Pull each line holding the word "void" from the data.

[Records from a collection]
▽
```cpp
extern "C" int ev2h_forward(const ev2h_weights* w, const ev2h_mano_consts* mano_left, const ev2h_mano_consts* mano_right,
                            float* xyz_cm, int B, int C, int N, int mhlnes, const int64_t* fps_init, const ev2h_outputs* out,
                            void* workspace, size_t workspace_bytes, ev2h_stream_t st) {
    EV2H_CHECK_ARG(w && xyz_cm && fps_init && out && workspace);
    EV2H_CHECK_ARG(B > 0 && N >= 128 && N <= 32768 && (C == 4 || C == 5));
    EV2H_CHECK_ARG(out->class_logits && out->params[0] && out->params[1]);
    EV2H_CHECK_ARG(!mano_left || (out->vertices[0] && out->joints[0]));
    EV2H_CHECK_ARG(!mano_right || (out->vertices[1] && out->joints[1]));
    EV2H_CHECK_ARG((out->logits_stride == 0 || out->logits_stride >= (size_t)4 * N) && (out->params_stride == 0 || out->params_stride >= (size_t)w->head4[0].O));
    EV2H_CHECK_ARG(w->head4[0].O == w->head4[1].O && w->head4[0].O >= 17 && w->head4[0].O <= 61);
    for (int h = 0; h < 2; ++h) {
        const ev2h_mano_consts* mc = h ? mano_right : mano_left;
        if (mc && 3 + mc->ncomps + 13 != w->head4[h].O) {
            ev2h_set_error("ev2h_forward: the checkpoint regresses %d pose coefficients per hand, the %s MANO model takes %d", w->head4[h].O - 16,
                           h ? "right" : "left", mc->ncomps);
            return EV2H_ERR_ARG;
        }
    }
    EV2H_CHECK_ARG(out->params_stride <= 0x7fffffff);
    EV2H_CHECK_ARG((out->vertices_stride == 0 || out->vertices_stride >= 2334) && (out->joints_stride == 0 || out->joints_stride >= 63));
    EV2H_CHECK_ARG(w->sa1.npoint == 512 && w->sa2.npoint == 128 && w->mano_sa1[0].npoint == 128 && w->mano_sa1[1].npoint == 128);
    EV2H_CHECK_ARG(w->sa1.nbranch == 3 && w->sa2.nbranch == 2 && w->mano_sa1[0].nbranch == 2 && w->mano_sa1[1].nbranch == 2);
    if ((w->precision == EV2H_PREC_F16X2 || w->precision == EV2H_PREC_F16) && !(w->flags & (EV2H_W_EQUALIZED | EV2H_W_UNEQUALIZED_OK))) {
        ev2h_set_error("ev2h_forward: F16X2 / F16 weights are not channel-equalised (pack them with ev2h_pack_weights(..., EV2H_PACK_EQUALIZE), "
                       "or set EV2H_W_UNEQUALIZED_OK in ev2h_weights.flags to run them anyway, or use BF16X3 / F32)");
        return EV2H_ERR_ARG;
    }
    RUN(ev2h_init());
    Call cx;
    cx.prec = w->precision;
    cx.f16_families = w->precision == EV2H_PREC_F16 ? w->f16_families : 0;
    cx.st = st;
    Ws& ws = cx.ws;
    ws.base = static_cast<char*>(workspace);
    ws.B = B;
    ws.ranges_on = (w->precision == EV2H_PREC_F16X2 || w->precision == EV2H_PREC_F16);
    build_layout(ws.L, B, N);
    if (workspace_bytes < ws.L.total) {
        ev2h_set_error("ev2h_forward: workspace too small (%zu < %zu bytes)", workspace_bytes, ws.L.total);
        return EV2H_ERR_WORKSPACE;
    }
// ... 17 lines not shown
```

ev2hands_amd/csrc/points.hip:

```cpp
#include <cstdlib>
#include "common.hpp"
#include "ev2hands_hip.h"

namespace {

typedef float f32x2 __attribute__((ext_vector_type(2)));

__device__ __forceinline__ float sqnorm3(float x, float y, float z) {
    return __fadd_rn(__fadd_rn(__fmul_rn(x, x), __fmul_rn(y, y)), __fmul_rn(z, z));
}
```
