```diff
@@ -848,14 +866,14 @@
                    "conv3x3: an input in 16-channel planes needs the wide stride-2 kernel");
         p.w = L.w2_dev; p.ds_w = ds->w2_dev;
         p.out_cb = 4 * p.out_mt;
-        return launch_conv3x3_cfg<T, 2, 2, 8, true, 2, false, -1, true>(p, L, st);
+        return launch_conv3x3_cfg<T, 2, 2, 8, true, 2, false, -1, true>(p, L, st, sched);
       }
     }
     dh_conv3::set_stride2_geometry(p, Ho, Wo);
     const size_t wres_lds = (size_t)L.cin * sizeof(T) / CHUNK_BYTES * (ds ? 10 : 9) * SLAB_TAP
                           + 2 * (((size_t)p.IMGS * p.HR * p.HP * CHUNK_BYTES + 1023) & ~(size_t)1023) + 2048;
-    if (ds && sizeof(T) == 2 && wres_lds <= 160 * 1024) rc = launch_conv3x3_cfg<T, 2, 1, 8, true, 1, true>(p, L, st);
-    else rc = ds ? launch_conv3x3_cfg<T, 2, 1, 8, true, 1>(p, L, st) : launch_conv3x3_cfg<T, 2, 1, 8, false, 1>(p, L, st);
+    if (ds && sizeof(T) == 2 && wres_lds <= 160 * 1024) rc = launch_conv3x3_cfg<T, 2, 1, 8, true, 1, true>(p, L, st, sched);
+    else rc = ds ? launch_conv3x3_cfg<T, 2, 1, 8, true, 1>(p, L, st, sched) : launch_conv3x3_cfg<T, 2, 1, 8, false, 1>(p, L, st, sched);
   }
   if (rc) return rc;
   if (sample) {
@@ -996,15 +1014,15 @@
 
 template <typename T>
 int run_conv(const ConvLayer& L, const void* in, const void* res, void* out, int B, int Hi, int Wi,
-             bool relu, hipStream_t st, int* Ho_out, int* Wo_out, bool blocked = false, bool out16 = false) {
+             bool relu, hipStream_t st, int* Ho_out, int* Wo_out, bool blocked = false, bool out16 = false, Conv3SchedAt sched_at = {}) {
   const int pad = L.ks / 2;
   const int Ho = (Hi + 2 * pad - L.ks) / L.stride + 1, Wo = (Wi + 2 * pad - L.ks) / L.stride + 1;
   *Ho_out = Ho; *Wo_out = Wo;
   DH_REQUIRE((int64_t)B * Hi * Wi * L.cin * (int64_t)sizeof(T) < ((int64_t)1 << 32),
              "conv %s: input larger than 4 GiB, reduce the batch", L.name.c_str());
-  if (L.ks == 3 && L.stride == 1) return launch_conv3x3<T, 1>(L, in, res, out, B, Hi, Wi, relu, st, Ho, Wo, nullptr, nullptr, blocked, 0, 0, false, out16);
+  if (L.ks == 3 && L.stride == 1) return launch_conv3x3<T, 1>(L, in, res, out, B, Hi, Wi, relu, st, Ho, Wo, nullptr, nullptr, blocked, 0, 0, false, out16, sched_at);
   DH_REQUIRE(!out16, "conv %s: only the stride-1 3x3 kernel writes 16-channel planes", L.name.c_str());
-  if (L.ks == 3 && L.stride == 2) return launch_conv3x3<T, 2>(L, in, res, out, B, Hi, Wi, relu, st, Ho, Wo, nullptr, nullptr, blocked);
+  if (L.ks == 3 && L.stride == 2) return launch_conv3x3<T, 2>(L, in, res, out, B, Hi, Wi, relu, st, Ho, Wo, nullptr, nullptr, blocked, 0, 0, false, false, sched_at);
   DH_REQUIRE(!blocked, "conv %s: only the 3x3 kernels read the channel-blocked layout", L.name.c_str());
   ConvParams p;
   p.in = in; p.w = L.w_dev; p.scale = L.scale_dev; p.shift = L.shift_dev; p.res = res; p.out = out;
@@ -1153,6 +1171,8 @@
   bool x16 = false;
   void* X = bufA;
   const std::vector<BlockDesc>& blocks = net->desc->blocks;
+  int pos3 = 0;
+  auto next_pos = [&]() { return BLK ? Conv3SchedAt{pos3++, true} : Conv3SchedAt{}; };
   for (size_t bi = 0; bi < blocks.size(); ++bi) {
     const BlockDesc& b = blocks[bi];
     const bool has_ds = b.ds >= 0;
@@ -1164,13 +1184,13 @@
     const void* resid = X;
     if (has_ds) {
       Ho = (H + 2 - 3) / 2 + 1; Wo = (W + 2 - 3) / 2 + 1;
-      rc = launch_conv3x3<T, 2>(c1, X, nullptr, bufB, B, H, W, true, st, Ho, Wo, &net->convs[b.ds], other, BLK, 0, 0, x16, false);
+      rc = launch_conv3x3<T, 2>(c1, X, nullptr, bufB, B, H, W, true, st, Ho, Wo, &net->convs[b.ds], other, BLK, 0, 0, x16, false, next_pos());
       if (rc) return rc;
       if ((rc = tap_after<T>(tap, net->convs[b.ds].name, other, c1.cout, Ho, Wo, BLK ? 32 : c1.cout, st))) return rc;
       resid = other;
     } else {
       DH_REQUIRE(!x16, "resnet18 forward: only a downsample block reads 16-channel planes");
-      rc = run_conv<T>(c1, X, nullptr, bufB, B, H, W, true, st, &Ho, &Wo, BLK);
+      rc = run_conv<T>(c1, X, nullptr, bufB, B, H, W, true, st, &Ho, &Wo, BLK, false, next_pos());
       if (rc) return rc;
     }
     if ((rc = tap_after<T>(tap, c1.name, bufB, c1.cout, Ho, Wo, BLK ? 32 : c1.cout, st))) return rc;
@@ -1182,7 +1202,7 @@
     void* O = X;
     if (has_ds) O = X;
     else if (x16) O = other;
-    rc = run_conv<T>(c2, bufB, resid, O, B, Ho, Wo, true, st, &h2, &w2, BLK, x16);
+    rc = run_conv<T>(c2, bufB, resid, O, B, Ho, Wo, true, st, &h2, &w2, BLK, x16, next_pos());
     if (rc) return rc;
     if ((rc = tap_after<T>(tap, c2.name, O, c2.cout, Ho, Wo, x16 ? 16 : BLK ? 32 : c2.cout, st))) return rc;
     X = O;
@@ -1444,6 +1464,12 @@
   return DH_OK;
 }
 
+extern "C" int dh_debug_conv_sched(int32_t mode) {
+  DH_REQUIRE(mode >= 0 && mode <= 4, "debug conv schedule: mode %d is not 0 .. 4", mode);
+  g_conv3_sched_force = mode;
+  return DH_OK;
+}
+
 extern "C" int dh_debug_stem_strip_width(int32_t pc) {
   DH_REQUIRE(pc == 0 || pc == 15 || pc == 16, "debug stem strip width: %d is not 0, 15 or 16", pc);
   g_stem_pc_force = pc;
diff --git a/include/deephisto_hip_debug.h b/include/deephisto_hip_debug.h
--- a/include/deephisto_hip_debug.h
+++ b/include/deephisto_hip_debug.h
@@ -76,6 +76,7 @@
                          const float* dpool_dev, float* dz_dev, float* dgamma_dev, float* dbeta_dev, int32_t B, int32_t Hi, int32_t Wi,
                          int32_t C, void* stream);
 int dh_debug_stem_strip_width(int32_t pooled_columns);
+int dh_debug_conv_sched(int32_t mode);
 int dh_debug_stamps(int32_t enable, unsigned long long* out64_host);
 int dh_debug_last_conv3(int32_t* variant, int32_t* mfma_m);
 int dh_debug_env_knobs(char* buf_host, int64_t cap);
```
△
Expected answer
                            void* workspace, size_t workspace_bytes, ev2h_stream_t st) {
 int run_conv(const ConvLayer& L, const void* in, const void* res, void* out, int B, int Hi, int Wi,
   void* X = bufA;
     const void* resid = X;
     void* O = X;
                          int32_t C, void* stream);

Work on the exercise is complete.